**Problem details:** For each line in the data below that has the word "dist", copy that line.

[Saved data entries]
★ ★ ★ ★

#if CSCMI_TU != 2
template <int WHICH>
__device__ __noinline__ uint32_t flt_dp4_nl(EncState *S, gu8 *swapbuf, gu8 *src, uint32_t size, uint32_t chn)
{
    Sc c;
    c.S = S; c.L = &g_lds4.base; c.swapbuf = swapbuf; c.lane = threadIdx.x & 63u;
    if (WHICH == 0) { flt_forward_e89(c, src, size); return 0; }
    if (WHICH == 1) return flt_forward_dict(c, src, size);
    flt_forward_delta(c, src, size, chn);
    return 0;
}
#endif
template <int PARSER, int FORM>
DEV void enc_compress_block(Sc &c, gu8 *src, uint32_t size, uint32_t type)
{
    if (size == 0) return;
    uint32_t mode = c.S->lz_mode;
    const bool is_dlt = type >= DT_DLT && type < DT_DLT + 5;
    if (type == DT_NORMAL) {
        encode_int(c, type);
    } else if (type == DT_EXE) {
        encode_int(c, type);
#if CSCMI_TU != 2
        if (FORM == 2) (void)flt_dp4_nl<0>(uni_gptr(c.S), uni_gptr(c.swapbuf), uni_gptr(src), UNI(size), 0);
        else
#endif
        flt_forward_e89(c, src, size);
    } else if (type == DT_ENGTXT) {
        TM_DECL;
        uint32_t ok;
#if CSCMI_TU != 2
        if (FORM == 2) ok = UNI(flt_dp4_nl<1>(uni_gptr(c.S), uni_gptr(c.swapbuf), uni_gptr(src), UNI(size), 0));
        else
#endif
        ok = flt_forward_dict(c, src, size);
        TM_ADD(c, 8);
        c.S->dict_result = ok;
        if (ok) { encode_int(c, type); encode_int(c, size); }
        else encode_int(c, DT_NORMAL);
    } else if (type == DT_FAST) {
        encode_int(c, DT_NORMAL);
    } else if (type == DT_BAD || type == DT_ENTROPY || is_dlt) {
        encode_int(c, type);
        mode = 5;
    } else {
        c.error = ERR_BAD_TYPE;
        return;
    }
    lz_encode_normal<PARSER, FORM>(c, src, size, mode);
    if (type == DT_BAD) compress_bad(c, src, size);
    else if (type == DT_ENTROPY) compress_literals(c, src, size);
    else if (is_dlt) {
#if CSCMI_TU != 2
        if (FORM == 2) (void)flt_dp4_nl<2>(uni_gptr(c.S), uni_gptr(c.swapbuf), uni_gptr(src), UNI(size), kDltIndex[type - DT_DLT]);
        else
#endif
        flt_forward_delta(c, src, size, kDltIndex[type - DT_DLT]);
        compress_rle(c, src, size);
    }
}

DEV bool dev_is_duplicate(Sc &c, const gu8 *src, uint32_t size)
{
    wave_fence();
    const uint32_t wpos = c.wnd_curpos, vld = c.vld_rge, wsz = c.wnd_size;
    for (uint32_t base = 0; base < size; base += 64) {
        const uint32_t i = base + c.lane;
        bool hit = false;
        if (i < size) {
            const uint64_t v = load8u(src + i);
            const uint32_t lo = (uint32_t)v, hi2 = (uint32_t)(v >> 32) & 0xFFFFu;
            if ((hash2_of(lo) & 15u) == 0) {
                const uint32_t hv = hash6_mul(lo, hi2);
                const uint32_t limit = size - i;
                uint32_t d[2] = {0xFFFFFFFFu, 0xFFFFFFFFu};
                if (c.ht_width) d[0] = c.pos - c.ht6[(size_t)(hv >> (32 - c.ht_bits)) * c.ht_width];
                if (c.bt_head) d[1] = c.pos - c.bt_head[hv >> (32 - c.bt_bits)];
#pragma unroll
                for (int k = 0; k < 2; k++) {
                    const uint32_t dist = d[k];
                    if (dist >= vld) continue;
                    const uint32_t cp = wpos >= dist ? wpos - dist : wpos + wsz - dist;
                    const uint32_t climit = umin(limit, wsz - cp);
                    if (climit <= 18) continue;
                    const gu8 *q = c.wnd + cp;
                    const bool e0 = load8u(src + i) == load8u(q), e1 = load8u(src + i + 8) == load8u(q + 8);
                    const uint64_t t2 = (load8u(src + i + 16) ^ load8u(q + 16)) & 0xFFFFFFull;
                    hit = hit || (e0 && e1 && t2 == 0);
                }
            }
        }
        if (__ballot(hit)) return true;
    }
    return false;
}

struct SegWalk { uint32_t csize, i, blk, last_type, last_begin, last_size, bpb; };
DEV void seg_start(SegWalk &w, uint32_t csize) { w.csize = csize; w.i = 0; w.blk = 0; w.last_type = DT_NORMAL; w.last_begin = 0; w.last_size = 0; w.bpb = 0; }
DEV bool seg_next(Sc &c, SegWalk &w, uint32_t &type, uint32_t &off, uint32_t &size, uint32_t &tail)
{
    EncState *S = c.S;
    const gu8 *src = (const gu8 *)S->inbuf;
    const uint32_t ff = S->filt_flags;
    const BlockInfo *binfo = S->binfo;
    while (w.i < w.csize) {
        const uint32_t cur = umin(kMinBlock, w.csize - w.i);
        uint32_t this_type = DT_NORMAL;
        if (ff) {
            this_type = UNI(binfo[w.blk].type);
            if (this_type != DT_SKIP) w.bpb = UNI(binfo[w.blk].bpb);
        }
        if (this_type == DT_SKIP) this_type = w.last_type;
        if (this_type != DT_NORMAL) {
            if (this_type == DT_EXE && !(ff & 4u)) this_type = DT_NORMAL;
            else if (this_type == DT_ENGTXT && !(ff & 2u)) this_type = DT_NORMAL;
            else if (this_type >= DT_DLT && !(ff & 1u)) this_type = DT_NORMAL;
        }
        if (this_type >= DT_DLT && (double)UNI(binfo[w.blk].dlt_bpb[this_type - DT_DLT]) >= w.bpb * 0.95) this_type = DT_NORMAL;
        if (this_type >= DT_NO_LZ && dev_is_duplicate(c, src + w.i, cur)) this_type = DT_NORMAL;
        const bool close = (w.last_type != this_type || w.last_size + cur > S->raw_blocksize) && w.last_size;
        if (w.last_type != this_type || w.last_size + cur > S->raw_blocksize) {
            type = w.last_type; off = w.last_begin; size = w.last_size; tail = 0;
            w.last_begin = w.i;
            w.last_size = 0;
        }
        w.last_type = this_type;
        w.last_size += cur;
        w.i += cur;
        w.blk++;
        if (close) return true;
    }
    if (w.last_size) { type = w.last_type; off = w.last_begin; size = w.last_size; tail = 1; w.last_size = 0; return true; }
    return false;
}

★ ★ ★ ★

**Result below:**
                    const uint32_t dist = d[k];
                    if (dist >= vld) continue;
                    const uint32_t cp = wpos >= dist ? wpos - dist : wpos + wsz - dist;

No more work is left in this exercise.